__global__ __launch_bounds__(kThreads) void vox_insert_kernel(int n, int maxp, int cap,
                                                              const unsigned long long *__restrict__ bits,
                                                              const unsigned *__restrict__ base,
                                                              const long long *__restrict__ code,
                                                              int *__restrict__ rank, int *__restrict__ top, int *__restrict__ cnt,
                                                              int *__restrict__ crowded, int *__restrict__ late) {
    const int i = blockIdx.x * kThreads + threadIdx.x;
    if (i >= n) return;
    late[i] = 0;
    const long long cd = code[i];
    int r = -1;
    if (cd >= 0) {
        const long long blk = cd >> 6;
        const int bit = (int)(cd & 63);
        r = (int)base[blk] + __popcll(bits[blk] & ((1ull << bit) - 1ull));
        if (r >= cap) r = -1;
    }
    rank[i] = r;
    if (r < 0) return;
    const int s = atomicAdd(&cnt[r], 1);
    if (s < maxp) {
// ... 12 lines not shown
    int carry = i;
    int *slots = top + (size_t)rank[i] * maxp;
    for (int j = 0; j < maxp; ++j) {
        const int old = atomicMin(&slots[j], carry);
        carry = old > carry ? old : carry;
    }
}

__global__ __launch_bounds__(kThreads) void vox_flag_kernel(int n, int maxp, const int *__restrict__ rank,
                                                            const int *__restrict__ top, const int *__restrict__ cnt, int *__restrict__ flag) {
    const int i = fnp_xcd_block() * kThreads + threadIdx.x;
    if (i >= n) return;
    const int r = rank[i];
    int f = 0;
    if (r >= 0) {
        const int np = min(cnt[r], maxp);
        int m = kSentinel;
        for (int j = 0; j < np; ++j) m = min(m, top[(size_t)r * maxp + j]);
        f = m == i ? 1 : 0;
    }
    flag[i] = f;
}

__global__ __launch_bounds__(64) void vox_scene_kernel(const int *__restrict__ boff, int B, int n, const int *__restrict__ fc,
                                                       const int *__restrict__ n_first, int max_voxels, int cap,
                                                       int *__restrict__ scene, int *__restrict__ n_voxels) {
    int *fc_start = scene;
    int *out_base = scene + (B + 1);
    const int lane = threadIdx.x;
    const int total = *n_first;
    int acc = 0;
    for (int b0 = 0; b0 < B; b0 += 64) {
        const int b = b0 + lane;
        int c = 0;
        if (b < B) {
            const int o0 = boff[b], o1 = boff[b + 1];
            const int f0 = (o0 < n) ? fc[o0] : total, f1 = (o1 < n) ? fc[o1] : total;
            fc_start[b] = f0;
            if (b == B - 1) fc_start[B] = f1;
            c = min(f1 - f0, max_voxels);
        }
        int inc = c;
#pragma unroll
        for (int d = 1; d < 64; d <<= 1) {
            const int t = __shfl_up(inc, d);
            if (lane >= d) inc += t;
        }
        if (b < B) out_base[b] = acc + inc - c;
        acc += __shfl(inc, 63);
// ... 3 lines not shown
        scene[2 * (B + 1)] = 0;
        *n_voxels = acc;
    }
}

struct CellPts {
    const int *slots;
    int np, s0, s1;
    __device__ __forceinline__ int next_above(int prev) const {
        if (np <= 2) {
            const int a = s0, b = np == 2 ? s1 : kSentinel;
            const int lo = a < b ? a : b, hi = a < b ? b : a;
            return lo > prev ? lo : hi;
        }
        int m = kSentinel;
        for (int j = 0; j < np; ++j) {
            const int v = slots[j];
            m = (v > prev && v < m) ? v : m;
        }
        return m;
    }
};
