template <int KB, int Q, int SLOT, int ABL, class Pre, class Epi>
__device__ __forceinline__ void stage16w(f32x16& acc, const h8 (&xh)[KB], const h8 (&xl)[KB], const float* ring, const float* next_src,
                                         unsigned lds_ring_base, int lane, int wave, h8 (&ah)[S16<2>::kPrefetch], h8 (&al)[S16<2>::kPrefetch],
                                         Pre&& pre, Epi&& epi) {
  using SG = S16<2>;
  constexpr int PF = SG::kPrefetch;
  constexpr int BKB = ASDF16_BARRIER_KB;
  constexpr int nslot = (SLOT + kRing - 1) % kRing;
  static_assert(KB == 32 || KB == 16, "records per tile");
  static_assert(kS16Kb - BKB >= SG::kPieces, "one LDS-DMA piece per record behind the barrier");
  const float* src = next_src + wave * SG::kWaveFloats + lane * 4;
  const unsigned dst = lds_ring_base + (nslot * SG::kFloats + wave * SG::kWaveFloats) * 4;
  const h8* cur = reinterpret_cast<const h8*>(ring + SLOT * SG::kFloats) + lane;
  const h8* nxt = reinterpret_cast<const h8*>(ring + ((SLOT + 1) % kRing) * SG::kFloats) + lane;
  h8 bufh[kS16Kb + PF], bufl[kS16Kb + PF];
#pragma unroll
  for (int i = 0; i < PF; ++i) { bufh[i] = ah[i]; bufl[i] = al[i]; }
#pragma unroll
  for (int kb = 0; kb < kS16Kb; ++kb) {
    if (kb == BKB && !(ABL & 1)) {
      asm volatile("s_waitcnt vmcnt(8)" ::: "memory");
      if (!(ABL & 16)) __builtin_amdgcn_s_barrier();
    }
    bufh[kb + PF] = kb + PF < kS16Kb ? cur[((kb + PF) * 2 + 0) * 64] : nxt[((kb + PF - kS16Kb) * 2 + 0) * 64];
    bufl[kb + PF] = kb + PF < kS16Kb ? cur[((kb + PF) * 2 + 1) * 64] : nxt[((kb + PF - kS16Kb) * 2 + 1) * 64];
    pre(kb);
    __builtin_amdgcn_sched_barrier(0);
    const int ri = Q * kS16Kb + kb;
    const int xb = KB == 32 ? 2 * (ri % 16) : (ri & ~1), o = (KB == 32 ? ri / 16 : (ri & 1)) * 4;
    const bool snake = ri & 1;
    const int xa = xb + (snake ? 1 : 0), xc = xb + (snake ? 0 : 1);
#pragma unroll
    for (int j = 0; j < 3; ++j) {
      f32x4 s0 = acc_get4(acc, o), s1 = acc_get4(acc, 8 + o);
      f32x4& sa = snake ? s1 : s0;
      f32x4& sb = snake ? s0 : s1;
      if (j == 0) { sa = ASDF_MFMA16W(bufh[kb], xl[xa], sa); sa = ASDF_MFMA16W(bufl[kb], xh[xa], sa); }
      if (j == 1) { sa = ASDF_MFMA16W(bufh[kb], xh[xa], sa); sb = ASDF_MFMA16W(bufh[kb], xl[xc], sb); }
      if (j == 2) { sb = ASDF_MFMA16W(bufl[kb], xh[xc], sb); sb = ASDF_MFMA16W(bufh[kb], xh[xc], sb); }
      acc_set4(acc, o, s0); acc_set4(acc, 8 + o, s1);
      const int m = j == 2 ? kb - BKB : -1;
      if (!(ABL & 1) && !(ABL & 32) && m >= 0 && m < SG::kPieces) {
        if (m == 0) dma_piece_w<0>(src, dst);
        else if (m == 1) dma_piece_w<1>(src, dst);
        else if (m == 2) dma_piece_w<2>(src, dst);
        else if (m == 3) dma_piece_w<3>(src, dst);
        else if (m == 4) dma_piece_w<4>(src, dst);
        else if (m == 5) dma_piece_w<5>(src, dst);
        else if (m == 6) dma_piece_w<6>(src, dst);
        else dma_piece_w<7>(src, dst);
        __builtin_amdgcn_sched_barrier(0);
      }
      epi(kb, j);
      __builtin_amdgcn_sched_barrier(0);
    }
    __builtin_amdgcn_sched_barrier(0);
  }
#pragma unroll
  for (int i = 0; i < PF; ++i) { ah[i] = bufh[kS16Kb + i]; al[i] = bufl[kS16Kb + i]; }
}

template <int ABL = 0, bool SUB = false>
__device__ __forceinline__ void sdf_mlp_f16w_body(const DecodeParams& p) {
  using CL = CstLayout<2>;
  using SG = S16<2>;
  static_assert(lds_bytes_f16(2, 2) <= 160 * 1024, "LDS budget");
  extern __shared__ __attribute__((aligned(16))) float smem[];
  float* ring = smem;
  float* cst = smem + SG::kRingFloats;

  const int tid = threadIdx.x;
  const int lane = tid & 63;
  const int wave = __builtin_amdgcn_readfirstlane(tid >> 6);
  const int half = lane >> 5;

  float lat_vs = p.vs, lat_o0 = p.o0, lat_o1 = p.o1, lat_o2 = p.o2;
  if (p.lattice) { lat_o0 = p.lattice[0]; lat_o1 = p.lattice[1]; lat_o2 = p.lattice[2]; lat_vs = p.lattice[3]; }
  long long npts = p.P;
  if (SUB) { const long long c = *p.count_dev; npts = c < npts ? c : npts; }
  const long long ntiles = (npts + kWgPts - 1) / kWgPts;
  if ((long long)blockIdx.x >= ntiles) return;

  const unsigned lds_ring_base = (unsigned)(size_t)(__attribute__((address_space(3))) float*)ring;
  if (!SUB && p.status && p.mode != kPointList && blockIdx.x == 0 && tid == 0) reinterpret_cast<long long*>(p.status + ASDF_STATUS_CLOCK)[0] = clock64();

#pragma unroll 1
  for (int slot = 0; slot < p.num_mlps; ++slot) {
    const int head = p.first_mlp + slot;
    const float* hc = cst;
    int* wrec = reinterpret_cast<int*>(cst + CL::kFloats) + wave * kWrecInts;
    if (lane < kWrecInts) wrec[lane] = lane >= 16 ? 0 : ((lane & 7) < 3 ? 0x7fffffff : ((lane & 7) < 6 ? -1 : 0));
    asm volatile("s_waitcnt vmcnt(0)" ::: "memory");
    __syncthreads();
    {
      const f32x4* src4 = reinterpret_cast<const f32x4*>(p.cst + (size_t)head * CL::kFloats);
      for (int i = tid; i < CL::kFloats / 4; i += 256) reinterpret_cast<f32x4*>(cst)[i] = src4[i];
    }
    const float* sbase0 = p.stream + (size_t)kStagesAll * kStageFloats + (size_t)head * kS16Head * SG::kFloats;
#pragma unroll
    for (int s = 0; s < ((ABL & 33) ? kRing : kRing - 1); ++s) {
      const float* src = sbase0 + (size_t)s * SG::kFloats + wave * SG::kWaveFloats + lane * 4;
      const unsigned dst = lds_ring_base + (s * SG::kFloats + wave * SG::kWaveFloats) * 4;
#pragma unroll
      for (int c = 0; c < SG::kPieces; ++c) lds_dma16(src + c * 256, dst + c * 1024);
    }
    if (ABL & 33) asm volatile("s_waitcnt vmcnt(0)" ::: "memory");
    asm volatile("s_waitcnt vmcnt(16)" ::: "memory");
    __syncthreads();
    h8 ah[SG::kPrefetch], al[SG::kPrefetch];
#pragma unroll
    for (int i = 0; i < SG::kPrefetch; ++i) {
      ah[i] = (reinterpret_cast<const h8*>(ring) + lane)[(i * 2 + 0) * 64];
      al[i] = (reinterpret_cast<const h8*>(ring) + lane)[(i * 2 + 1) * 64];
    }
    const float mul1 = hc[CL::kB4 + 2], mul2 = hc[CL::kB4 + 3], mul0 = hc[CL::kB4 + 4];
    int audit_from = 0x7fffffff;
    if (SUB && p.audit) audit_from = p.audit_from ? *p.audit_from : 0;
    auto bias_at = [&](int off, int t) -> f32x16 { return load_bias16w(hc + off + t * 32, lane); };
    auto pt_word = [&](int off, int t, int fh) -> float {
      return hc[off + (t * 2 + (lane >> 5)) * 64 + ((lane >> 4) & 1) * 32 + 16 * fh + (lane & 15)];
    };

—————

## What is required
The lines above from the one containing "int acc = 0;" through the one containing "const float* src = next_src" are to be set down exactly, and no others.

## Output for this exercise
    int acc = 0;
    for (int b0 = 0; b0 < B; b0 += 64) {
        const int b = b0 + lane;
        int c = 0;
        if (b < B) {
            const int o0 = boff[b], o1 = boff[b + 1];
            const int f0 = (o0 < n) ? fc[o0] : total, f1 = (o1 < n) ? fc[o1] : total;
            fc_start[b] = f0;
            if (b == B - 1) fc_start[B] = f1;
            c = min(f1 - f0, max_voxels);
        }
        int inc = c;
#pragma unroll
        for (int d = 1; d < 64; d <<= 1) {
            const int t = __shfl_up(inc, d);
            if (lane >= d) inc += t;
        }
        if (b < B) out_base[b] = acc + inc - c;
        acc += __shfl(inc, 63);
// ... 3 lines not shown
        scene[2 * (B + 1)] = 0;
        *n_voxels = acc;
    }
}

struct CellPts {
    const int *slots;
    int np, s0, s1;
    __device__ __forceinline__ int next_above(int prev) const {
        if (np <= 2) {
            const int a = s0, b = np == 2 ? s1 : kSentinel;
            const int lo = a < b ? a : b, hi = a < b ? b : a;
            return lo > prev ? lo : hi;
        }
        int m = kSentinel;
        for (int j = 0; j < np; ++j) {
            const int v = slots[j];
            m = (v > prev && v < m) ? v : m;
        }
        return m;
    }
};
template <int KB, int Q, int SLOT, int ABL, class Pre, class Epi>
__device__ __forceinline__ void stage16w(f32x16& acc, const h8 (&xh)[KB], const h8 (&xl)[KB], const float* ring, const float* next_src,
                                         unsigned lds_ring_base, int lane, int wave, h8 (&ah)[S16<2>::kPrefetch], h8 (&al)[S16<2>::kPrefetch],
                                         Pre&& pre, Epi&& epi) {
  using SG = S16<2>;
  constexpr int PF = SG::kPrefetch;
  constexpr int BKB = ASDF16_BARRIER_KB;
  constexpr int nslot = (SLOT + kRing - 1) % kRing;
  static_assert(KB == 32 || KB == 16, "records per tile");
  static_assert(kS16Kb - BKB >= SG::kPieces, "one LDS-DMA piece per record behind the barrier");
  const float* src = next_src + wave * SG::kWaveFloats + lane * 4;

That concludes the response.